What is intimacy like for older people? There is no end to sex scenes and other exciting content starring young, wrinkle-free people, but after a certain age, popular culture draws a blank or treats sex as a punchline. Last year, artist Marilyn Minter set out to change that, bringing together a group of men and
What is intimacy like for older people? There is no end to sex scenes and other exciting content starring young, wrinkle-free people, but after a certain age, popular culture draws a blank or treats sex as a punchline.
Last year, artist Marilyn Minter set out to change that, bringing together a group of men and women aged 70 and older in her New York studio to show a less-seen side of sex and relationships. In erotic and colorful images, older people are naked and left in lingerie or underpants; They hug, kiss and caress each other in the heat of the moment. The photographs draw our attention to challenge something that is still considered taboo, showing playful and loving moments of pleasure.
“There’s so much disdain for older people’s sex. Even one of the models I worked with said, ‘Who wants to see all this?'” Minter recalled in a video call with CNN.
“My whole thought process was that we are pioneers,” he continued of the blatantly sexualized context. “No one has ever photographed older people lovingly and with any kind of elegance. And that was my goal: to make them look very desirable.”

Some of the images below were originally published in the New York Times Magazine, accompanying a candid editorial about the sex lives of older people. Minter is now publishing the entire series in the upcoming book “Elder Sex” and exhibiting it at the LGDR gallery in New York. The exhibition, which opened in April, is her first solo show in the city since the Brooklyn Museum mounted its “Pretty/Dirty” retrospective in 2016, and features highlights from her five-decade career as well as other new work.
In “Elder Sex,” Minter used one of his signature aesthetics, which he has explored in both hyperrealist paintings and photographs: tightly cropped, jewel-toned compositions of shimmering bodies, seemingly displayed through the glass of a fogged mirror or window. But despite her credentials as one of today’s most important and groundbreaking artists, and despite stars like Lady Gaga and Lizzo posing for her, Minter couldn’t find enough real couples willing to participate.
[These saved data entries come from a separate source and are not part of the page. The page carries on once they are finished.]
template <int NQ, int NQV = NQ>
__device__ __forceinline__ void face_index(const GridDev &g, int64_t e, int t, int f, int32_t &idP,
                                           int &bctag)
{
    idP = g.faceP[(int64_t)KDims<NQ, NQV>::NFT * e + t];
    bctag = (int)g.elemtobndy[f + 6 * e];
}
template <int NQ, int NQV = NQ, bool LIFTW = false>
__device__ __forceinline__ void face_geometry(const GridDev &g, int64_t e, int t, int f, int n,
                                              int32_t idP, int bctag, FacePt &fp)
{
    constexpr int Np = KDims<NQ, NQV>::Np, NFT = KDims<NQ, NQV>::NFT;
    const double *sg = g.faceG + (int64_t)4 * NFT * e + t;
    fp.n[0] = sg[0];
    fp.n[1] = sg[NFT];
    fp.n[2] = sg[2 * NFT];
    fp.vidM = face_vid<NQ, NQV>(f, n);
    if constexpr (LIFTW) {
        fp.w = g.faceW[(int64_t)NFT * e + t];
    } else {
        fp.sM = sg[3 * NFT];
        fp.vMI = g.vgeo[fp.vidM + (int64_t)Np * (VMI + (int64_t)g.nvgeo * e)];
    }
    fp.bctag = bctag;
    fp.eP = idP / Np;
    fp.vidP = idP - (int)fp.eP * Np;
}
template <int NQ, int NQV = NQ, bool LIFTW = false>
__device__ __forceinline__ void face_setup(const GridDev &g, int64_t e, int t, int f, int n,
                                           FacePt &fp)
{
// ... 793 lines not shown
                sC[(1 * NG + s) * Np + tid] = contravariant(M, x21, x22, x23, G1, G2, G3);
            }
            if (vt) sC[(2 * NG + s) * Np + tid] = contravariant(M, x31, x32, x33, G1, G2, G3);
            const int sidx = surf_index<NQ, NQV>(tid);
            if (sidx >= 0) {
                sM[(3 * s + 0) * NSURF + sidx] = G1;
                sM[(3 * s + 1) * NSURF + sidx] = G2;
                sM[(3 * s + 2) * NSURF + sidx] = G3;
            }
        }
    }
    __syncthreads();
    if (tid < Np) {
        const int i = tid % NQ, j = (tid / NQ) % NQ, k = tid / (NQ * NQ);
#pragma unroll
        for (int s = 0; s < NGL; ++s) {
            double dh = 0.0, dv = 0.0;
            if (hz) dh = div_volume_h<NQ>(MI, sD, sC + (0 * NG + s) * Np, sC + (1 * NG + s) * Np, i, j, k);
            if (vt) {
#pragma unroll
                for (int kk = 0; kk < NQV; ++kk)
                    dv -= MI * sDv[kk + NQV * k] * sC[(2 * NG + s) * Np + i + NQ * (j + NQ * kk)];
            }
            sA[s * Np + tid] = hz ? (vt ? dh + dv : dh) : dv;
        }
    }
    __syncthreads();
    Vec<NGL> corr;
    int vidM = 0, fpair = -1;
    if (tid < KD::NFT) {
        int f, n;
        KD::face_task(tid, f, n);
        const bool on = f < 4 ? hz : vt;
        if (on) {
            FacePt fp;
            face_setup<NQ, NQV, true>(a.g, e, tid, f, n, fp);
            Vec<NHG> gM, gP;
            const int sidx = surf_index<NQ, NQV>(fp.vidM);
#pragma unroll
            for (int q = 0; q < NHG; ++q) gM[q] = sM[q * NSURF + sidx];
            load_plus_hg<NHG, Np, NHG>(gP, a.hypgrad, a.h.recvHG, ghost_slot<Np>(a.h, fp.eP, fp.vidP),
                                    fp.vidP, fp.eP);
            if (fp.bctag != 0) {
                Vec<NAUX> auxM, auxP;
                load_state<NAUX, Np>(auxM, a.aux, fp.vidM, e);
                load_state<NAUX, Np>(auxP, a.aux, fp.vidP, fp.eP);
                P::boundary_state_divergence(a.prm, fp.bctag, gP, auxP, fp.n, gM, auxM, a_t);
            }
            const double nh0 = fp.n[0] / 2, nh1 = fp.n[1] / 2, nh2 = fp.n[2] / 2;
#pragma unroll
            for (int s = 0; s < NGL; ++s) {
                const double ldiv = central_divergence_flux(&gP[3 * s], &gM[3 * s], nh0, nh1, nh2);
                corr[s] = fp.w * ldiv;
            }
            vidM = fp.vidM;
            fpair = f / 2;
        }
    }
#pragma unroll
    for (int p = 0; p < 3; ++p) {
        if (fpair == p) {
#pragma unroll
            for (int s = 0; s < NGL; ++s) sA[s * Np + vidM] += corr[s];
        }
        __syncthreads();
    }
    if constexpr (RING) store_ring_major<NG, NQ, NQV>(a.lapr, e, tid, (int)blockDim.x, sA);
    if (tid < Np) {
        if (!RING || a.hypdiv_out) {
#pragma unroll
            for (int s = 0; s < NGL; ++s)
                a.hypdiv[tid + (int64_t)Np * (s + (int64_t)NHYP * e)] = sA[s * Np + tid];
        }
    }
    if constexpr (NGL > 0)
        send_nodes<NGL, NGL>(a.h, 0, e, tid, (int)blockDim.x, [&](int s, int n) { return sA[s * Np + n]; });
}
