+    const int q = tid & ((1 << pl) - 1), r0 = tid >> pl, rstep = 256 >> pl;
+    unsigned row_off[8];
+#pragma unroll
+    for (int i = 0; i < 8; ++i) {
+        const int m = m0 + r0 + i * rstep;
+        unsigned off = 0xFFFFFFFFu;
+        if (i < iters && m < p.M) {
+            if (p.x_dense) off = 4u * (unsigned)m * (unsigned)p.x_sW;
+            else {
+                const int img = m / p.HW, rem = m - img * p.HW, y = rem / p.W, xx = rem - y * p.W;
+                off = 4u * (unsigned)(img * p.x_sN + y * p.x_sH + xx * p.x_sW);
+            }
+        }
+        row_off[i] = off;
+    }
+    u32x4 a_raw[8];
+    auto load_chunk = [&](int c) {
+#pragma unroll
+        for (int i = 0; i < 8; ++i)
+            if (i < iters)
+                a_raw[i] = __builtin_amdgcn_raw_buffer_load_b128(rsrc_x, row_off[i] == 0xFFFFFFFFu ? 0xFFFFFFFFu : row_off[i] + (unsigned)(4 * (c * kc) + 16 * q), 0, 0);
+    };
+    const int s_ks = q >> 3, s_lq = (q >> 1) & 3, s_half = q & 1;
+    auto split_store = [&]() {
+#pragma unroll
+        for (int i = 0; i < 8; ++i)
+            if (i < iters) {
+                const int row = r0 + i * rstep, mi = row >> 4, rl = row & 15;
+                const f32x4 v = __builtin_bit_cast(f32x4, a_raw[i]);
+                unsigned h0, m0_, l0, h1, m1_, l1;
+                afi_split3_pair(v[0], v[1], h0, m0_, l0);
+                afi_split3_pair(v[2], v[3], h1, m1_, l1);
+                unsigned char* d = lds + ((s_ks * 4 + mi) * 64 + 16 * s_lq + (rl ^ (4 * s_lq))) * 16 + 8 * s_half;
+                *(u32x2*)d = u32x2{h0, h1};
+                *(u32x2*)(d + part_bytes) = u32x2{m0_, m1_};
+                *(u32x2*)(d + 2 * part_bytes) = u32x2{l0, l1};
+            }
+    };
+
+    const int h0 = (tile_n * 4 + wave) * NJ;
+    const int frag_off = 16 * (16 * lq + (l15 ^ (4 * lq)));
+    u32x4 bq[3];
+    auto load_b = [&](int j, int stage) {
+        int h = h0 + j;
+        if (h * 16 >= p.Cout) h = 0;
+        const int st = stage < p.nst ? stage : p.nst - 1;
+        const int soff = ((h >> 1) * p.nst + st) * AFI_WK6_STAGE_BYTES + 3 * (h & 1) * 1024;
+#pragma unroll
+        for (int pt = 0; pt < 3; ++pt) bq[pt] = __builtin_amdgcn_raw_buffer_load_b128(rsrc_b, (unsigned)(16 * lane + pt * 1024), soff, 0);
+    };
+    f32x4 acc[NJ][4];
+#pragma unroll
+    for (int j = 0; j < NJ; ++j)
+#pragma unroll
+        for (int mi = 0; mi < 4; ++mi) acc[j][mi] = f32x4{0.f, 0.f, 0.f, 0.f};
+    auto mfma = [](u32x4 wf, u32x4 xf, f32x4 c) -> f32x4 {
+        return __builtin_amdgcn_mfma_f32_16x16x32_bf16(__builtin_bit_cast(bf16x8, wf), __builtin_bit_cast(bf16x8, xf), c, 0, 0, 0);
+    };
+
+    load_chunk(0);
+    load_b(0, 0);
+    for (int c = 0; c < nchunks; ++c) {
+        split_store();
+        __syncthreads();
+        if (c + 1 < nchunks) load_chunk(c + 1);
+        for (int ks = 0; ks < nks; ++ks) {
+            u32x4 fa[4][3];
+#pragma unroll
+            for (int mi = 0; mi < 4; ++mi)
+#pragma unroll
+                for (int pt = 0; pt < 3; ++pt) fa[mi][pt] = *(const u32x4*)(lds + pt * part_bytes + (ks * 4 + mi) * 1024 + frag_off);
+            const int stage = c * nks + ks;
+#pragma unroll
+            for (int j = 0; j < NJ; ++j) {
+                const u32x4 bh = bq[0], bm = bq[1], bl = bq[2];
+                if (j + 1 < NJ) load_b(j + 1, stage); else load_b(0, stage + 1);
+#pragma unroll
+                for (int mi = 0; mi < 4; ++mi) acc[j][mi] = mfma(bh, fa[mi][2], acc[j][mi]);
+#pragma unroll
+                for (int mi = 0; mi < 4; ++mi) acc[j][mi] = mfma(bl, fa[mi][0], acc[j][mi]);
+#pragma unroll
+                for (int mi = 0; mi < 4; ++mi) acc[j][mi] = mfma(bm, fa[mi][1], acc[j][mi]);
+#pragma unroll
+                for (int mi = 0; mi < 4; ++mi) acc[j][mi] = mfma(bh, fa[mi][1], acc[j][mi]);
+#pragma unroll
+                for (int mi = 0; mi < 4; ++mi) acc[j][mi] = mfma(bm, fa[mi][0], acc[j][mi]);
+#pragma unroll
+                for (int mi = 0; mi < 4; ++mi) acc[j][mi] = mfma(bh, fa[mi][0], acc[j][mi]);
+            }
+        }
+        if (c + 1 < nchunks) __syncthreads();
+    }
+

“We wanted to (include) all races, all types of sex,” Minter explained. “We had a lot of problems getting models. I’m 74 years old. I asked all my friends (in mixed-race relationships, in lesbian relationships) and none of them wanted to do it.”
In the end, Minter cast actors alongside the few people who had accepted. He paired them up in his studio and photographed them behind a frozen pane of glass, a trick to achieve the wet, smoky look without fighting the ephemerality of water vapor. During the photo shoots, Minter said that all of his models, who were up to 89 years old, told him that they still had a regular and pleasurable sex life. Their feelings echoed those of people interviewed for the New York Times Magazine article, who described deeper intimacy with their partners later in life, as well as learning to navigate and appreciate their needs as their bodies aged.

Minter believes there is a sense of freedom in sex later in life that, for many people, can take time to achieve.
“When you’re young and having sex, it’s a little more performative than when you’re 80,” she said. As an older person, “you think, ‘This is me. Take it or leave it. I’m just going to have fun. I’m not going to fake anything here.'”
Minter recognizes that sex and self-image are complicated for women of all ages: older women are rarely seen or taken seriously for having intimate needs, while for younger women, sexual agency is often a tightrope walk; too much and you can be “vilified and shamed,” Minter said.
“When you’re 25, there’s a lot of fear of young women owning sexual capacity; it’s just terrifying to people,” she said.

Marilyn Minter reveals steamy pictures from her ‘shower’

But the artist sees some progress in who comes to be seen as desirable on our television screens, reflecting a widening shift in cultural attitudes around sex. He pointed to photos in People magazine comparing the characters of “The Golden Girls” and “Sex and the City,” who are the same age at the time of the latter’s reboot on HBO Max (which is owned by CNN parent company Warner Bros. Discovery). “The 50s look very different than 2020!” exclaimed a legend.
Although “The Golden Girls” also delved into romance and intimacy, and was widely seen as remarkably sex-positive for its time, there is a stark contrast in how women in their 50s are presented in the two shows.
“I thought, ‘Okay, here’s why it’s different,'” he said. “Number one: people live much longer and are healthier…Number two: there is something called Viagra.” Minter laughed and added: “But who retired at 54? To a house in Florida with three other women? What?”

She hopes that “Elder Sex” will not only serve as a much-needed visual reference for what intimacy at older ages can be like, but will also resonate for people who feel like their desires (and their lives) are overlooked.
“It gives permission to people who feel ashamed of their sexual urges,” she said. “I want this to give them permission to explore that and erase the shame.”
“older sex”, published by JBE Books, is available now.